▸ **HOW TO COMPLETE THIS TASK**: Pull every line with "dflt" from the data below and copy it.

========

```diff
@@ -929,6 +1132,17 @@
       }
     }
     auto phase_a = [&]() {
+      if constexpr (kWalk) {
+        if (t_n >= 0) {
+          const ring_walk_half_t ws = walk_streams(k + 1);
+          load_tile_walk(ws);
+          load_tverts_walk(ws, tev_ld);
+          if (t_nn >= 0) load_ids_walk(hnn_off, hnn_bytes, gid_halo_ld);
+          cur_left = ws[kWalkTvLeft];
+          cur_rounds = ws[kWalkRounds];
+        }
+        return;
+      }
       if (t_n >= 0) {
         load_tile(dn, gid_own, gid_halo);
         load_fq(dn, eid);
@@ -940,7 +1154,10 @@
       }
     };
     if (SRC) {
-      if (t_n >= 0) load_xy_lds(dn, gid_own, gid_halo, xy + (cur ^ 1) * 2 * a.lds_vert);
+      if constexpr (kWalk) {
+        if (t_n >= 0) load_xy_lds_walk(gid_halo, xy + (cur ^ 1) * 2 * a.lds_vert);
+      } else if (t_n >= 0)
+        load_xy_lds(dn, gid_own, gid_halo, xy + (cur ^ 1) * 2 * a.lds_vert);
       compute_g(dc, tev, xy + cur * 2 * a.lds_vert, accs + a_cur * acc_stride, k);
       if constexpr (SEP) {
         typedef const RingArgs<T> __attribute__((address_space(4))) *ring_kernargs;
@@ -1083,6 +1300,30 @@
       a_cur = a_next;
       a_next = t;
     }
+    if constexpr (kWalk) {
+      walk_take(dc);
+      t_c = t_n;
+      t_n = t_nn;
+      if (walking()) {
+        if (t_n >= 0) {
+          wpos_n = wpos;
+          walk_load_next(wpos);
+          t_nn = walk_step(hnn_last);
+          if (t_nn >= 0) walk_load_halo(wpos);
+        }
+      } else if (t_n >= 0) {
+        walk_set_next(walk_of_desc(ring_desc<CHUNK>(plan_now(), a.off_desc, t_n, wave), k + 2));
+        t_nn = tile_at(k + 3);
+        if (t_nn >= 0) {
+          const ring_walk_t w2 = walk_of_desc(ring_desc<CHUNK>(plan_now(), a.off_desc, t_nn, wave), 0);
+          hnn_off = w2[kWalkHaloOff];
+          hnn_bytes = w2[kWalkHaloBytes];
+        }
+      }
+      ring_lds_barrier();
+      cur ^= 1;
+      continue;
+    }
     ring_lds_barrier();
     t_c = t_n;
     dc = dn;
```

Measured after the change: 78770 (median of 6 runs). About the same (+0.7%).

========

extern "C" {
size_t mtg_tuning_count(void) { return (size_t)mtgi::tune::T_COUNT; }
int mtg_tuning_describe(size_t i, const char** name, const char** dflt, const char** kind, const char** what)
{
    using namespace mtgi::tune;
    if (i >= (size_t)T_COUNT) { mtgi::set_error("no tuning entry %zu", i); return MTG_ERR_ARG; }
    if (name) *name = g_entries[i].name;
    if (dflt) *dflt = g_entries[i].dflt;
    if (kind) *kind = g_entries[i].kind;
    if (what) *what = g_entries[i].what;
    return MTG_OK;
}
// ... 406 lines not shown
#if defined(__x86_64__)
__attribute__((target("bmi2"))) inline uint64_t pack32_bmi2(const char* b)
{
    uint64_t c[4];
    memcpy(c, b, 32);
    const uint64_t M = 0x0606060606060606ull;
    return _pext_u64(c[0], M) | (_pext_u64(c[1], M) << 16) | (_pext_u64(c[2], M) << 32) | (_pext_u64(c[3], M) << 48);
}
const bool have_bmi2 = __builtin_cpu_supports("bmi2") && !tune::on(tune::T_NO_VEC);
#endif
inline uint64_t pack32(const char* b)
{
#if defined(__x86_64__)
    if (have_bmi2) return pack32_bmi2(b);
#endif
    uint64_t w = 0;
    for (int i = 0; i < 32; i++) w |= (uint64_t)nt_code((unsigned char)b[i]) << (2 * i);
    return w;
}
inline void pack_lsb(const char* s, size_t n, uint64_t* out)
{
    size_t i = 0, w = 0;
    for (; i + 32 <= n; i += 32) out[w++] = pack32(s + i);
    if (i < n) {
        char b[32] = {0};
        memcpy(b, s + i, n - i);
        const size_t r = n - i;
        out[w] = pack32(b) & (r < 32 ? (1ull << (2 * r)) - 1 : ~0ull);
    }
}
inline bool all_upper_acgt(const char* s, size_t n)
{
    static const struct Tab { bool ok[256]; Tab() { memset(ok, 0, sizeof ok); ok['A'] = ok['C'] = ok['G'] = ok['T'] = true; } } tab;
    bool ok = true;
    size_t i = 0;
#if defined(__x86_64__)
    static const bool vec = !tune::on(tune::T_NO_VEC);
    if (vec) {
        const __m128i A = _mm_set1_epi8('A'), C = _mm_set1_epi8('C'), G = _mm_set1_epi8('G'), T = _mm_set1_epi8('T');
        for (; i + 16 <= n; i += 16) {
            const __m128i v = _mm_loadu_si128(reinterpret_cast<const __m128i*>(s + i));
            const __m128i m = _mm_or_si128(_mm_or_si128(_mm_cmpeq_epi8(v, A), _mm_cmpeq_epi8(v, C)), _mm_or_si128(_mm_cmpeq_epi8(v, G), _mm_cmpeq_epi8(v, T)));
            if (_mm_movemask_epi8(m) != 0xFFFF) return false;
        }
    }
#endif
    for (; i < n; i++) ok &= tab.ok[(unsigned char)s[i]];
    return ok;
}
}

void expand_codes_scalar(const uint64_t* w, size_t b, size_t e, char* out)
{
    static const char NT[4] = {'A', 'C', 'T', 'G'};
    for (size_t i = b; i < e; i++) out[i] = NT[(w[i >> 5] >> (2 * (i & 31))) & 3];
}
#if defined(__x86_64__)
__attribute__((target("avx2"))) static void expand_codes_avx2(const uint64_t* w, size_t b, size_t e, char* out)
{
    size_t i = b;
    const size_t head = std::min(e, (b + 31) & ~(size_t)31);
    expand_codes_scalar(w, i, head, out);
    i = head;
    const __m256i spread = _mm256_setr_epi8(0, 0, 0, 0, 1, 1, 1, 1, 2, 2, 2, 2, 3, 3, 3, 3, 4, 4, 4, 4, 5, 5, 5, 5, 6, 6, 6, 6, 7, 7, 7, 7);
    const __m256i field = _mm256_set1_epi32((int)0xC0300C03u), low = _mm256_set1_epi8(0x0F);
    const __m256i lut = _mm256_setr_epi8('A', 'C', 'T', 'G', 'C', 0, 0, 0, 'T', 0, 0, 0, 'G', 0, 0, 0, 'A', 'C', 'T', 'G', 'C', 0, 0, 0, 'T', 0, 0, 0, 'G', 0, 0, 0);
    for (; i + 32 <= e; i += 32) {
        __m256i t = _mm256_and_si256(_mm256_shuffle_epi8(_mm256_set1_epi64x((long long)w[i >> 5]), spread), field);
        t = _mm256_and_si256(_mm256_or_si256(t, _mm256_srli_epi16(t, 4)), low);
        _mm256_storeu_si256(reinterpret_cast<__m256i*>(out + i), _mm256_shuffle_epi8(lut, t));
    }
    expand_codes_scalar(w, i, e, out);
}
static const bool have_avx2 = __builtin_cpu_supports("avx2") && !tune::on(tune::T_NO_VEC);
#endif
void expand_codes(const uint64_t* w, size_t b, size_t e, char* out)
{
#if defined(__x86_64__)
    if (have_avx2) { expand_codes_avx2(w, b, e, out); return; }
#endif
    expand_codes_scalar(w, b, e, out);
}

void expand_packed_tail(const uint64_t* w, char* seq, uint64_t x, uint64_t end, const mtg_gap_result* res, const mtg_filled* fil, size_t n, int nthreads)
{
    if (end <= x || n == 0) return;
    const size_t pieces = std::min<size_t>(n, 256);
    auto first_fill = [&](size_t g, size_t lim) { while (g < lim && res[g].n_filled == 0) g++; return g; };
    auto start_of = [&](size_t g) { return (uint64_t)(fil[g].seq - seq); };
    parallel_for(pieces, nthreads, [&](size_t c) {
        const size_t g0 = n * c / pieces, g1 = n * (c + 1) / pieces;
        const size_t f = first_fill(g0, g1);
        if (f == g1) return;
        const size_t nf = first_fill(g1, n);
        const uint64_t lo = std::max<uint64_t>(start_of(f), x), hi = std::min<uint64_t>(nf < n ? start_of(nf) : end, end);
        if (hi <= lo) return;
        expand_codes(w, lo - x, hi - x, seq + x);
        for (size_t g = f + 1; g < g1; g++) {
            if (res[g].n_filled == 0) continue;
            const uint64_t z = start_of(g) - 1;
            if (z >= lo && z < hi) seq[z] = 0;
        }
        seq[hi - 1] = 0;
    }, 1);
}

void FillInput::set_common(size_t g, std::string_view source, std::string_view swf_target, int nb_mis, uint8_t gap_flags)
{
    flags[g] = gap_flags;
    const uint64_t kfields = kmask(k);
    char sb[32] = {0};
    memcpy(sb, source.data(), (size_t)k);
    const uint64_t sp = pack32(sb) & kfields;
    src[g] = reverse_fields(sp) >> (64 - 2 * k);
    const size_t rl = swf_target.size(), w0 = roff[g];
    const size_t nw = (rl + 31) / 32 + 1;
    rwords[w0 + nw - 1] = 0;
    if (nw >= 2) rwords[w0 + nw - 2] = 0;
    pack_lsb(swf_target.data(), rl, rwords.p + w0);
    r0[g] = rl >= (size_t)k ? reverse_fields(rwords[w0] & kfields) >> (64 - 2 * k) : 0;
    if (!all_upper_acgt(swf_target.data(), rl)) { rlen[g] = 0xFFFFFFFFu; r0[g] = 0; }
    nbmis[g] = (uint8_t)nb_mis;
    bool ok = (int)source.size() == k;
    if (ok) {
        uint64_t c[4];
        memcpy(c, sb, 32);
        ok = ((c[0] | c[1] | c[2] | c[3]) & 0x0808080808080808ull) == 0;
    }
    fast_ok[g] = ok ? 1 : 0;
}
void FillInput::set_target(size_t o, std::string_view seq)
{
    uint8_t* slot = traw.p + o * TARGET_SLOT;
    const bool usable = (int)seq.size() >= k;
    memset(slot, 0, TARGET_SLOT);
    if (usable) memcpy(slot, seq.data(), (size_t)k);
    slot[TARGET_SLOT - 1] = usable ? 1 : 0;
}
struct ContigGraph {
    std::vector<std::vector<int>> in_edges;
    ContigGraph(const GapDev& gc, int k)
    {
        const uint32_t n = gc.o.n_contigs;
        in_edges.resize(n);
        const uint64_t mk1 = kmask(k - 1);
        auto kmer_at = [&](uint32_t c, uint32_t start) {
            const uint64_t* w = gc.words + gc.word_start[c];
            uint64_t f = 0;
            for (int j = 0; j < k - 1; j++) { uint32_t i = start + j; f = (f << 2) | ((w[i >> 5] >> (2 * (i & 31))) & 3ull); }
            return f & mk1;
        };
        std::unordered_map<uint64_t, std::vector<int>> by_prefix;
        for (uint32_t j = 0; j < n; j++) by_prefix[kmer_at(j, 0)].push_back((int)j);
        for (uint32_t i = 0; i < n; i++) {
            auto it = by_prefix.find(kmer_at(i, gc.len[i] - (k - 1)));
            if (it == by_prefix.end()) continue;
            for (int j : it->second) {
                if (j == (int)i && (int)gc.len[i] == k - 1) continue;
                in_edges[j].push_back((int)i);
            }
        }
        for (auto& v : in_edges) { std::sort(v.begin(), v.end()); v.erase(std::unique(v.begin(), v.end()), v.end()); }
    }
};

========

▸ **SOLUTION TO THIS TASK**:
int mtg_tuning_describe(size_t i, const char** name, const char** dflt, const char** kind, const char** what)
    if (dflt) *dflt = g_entries[i].dflt;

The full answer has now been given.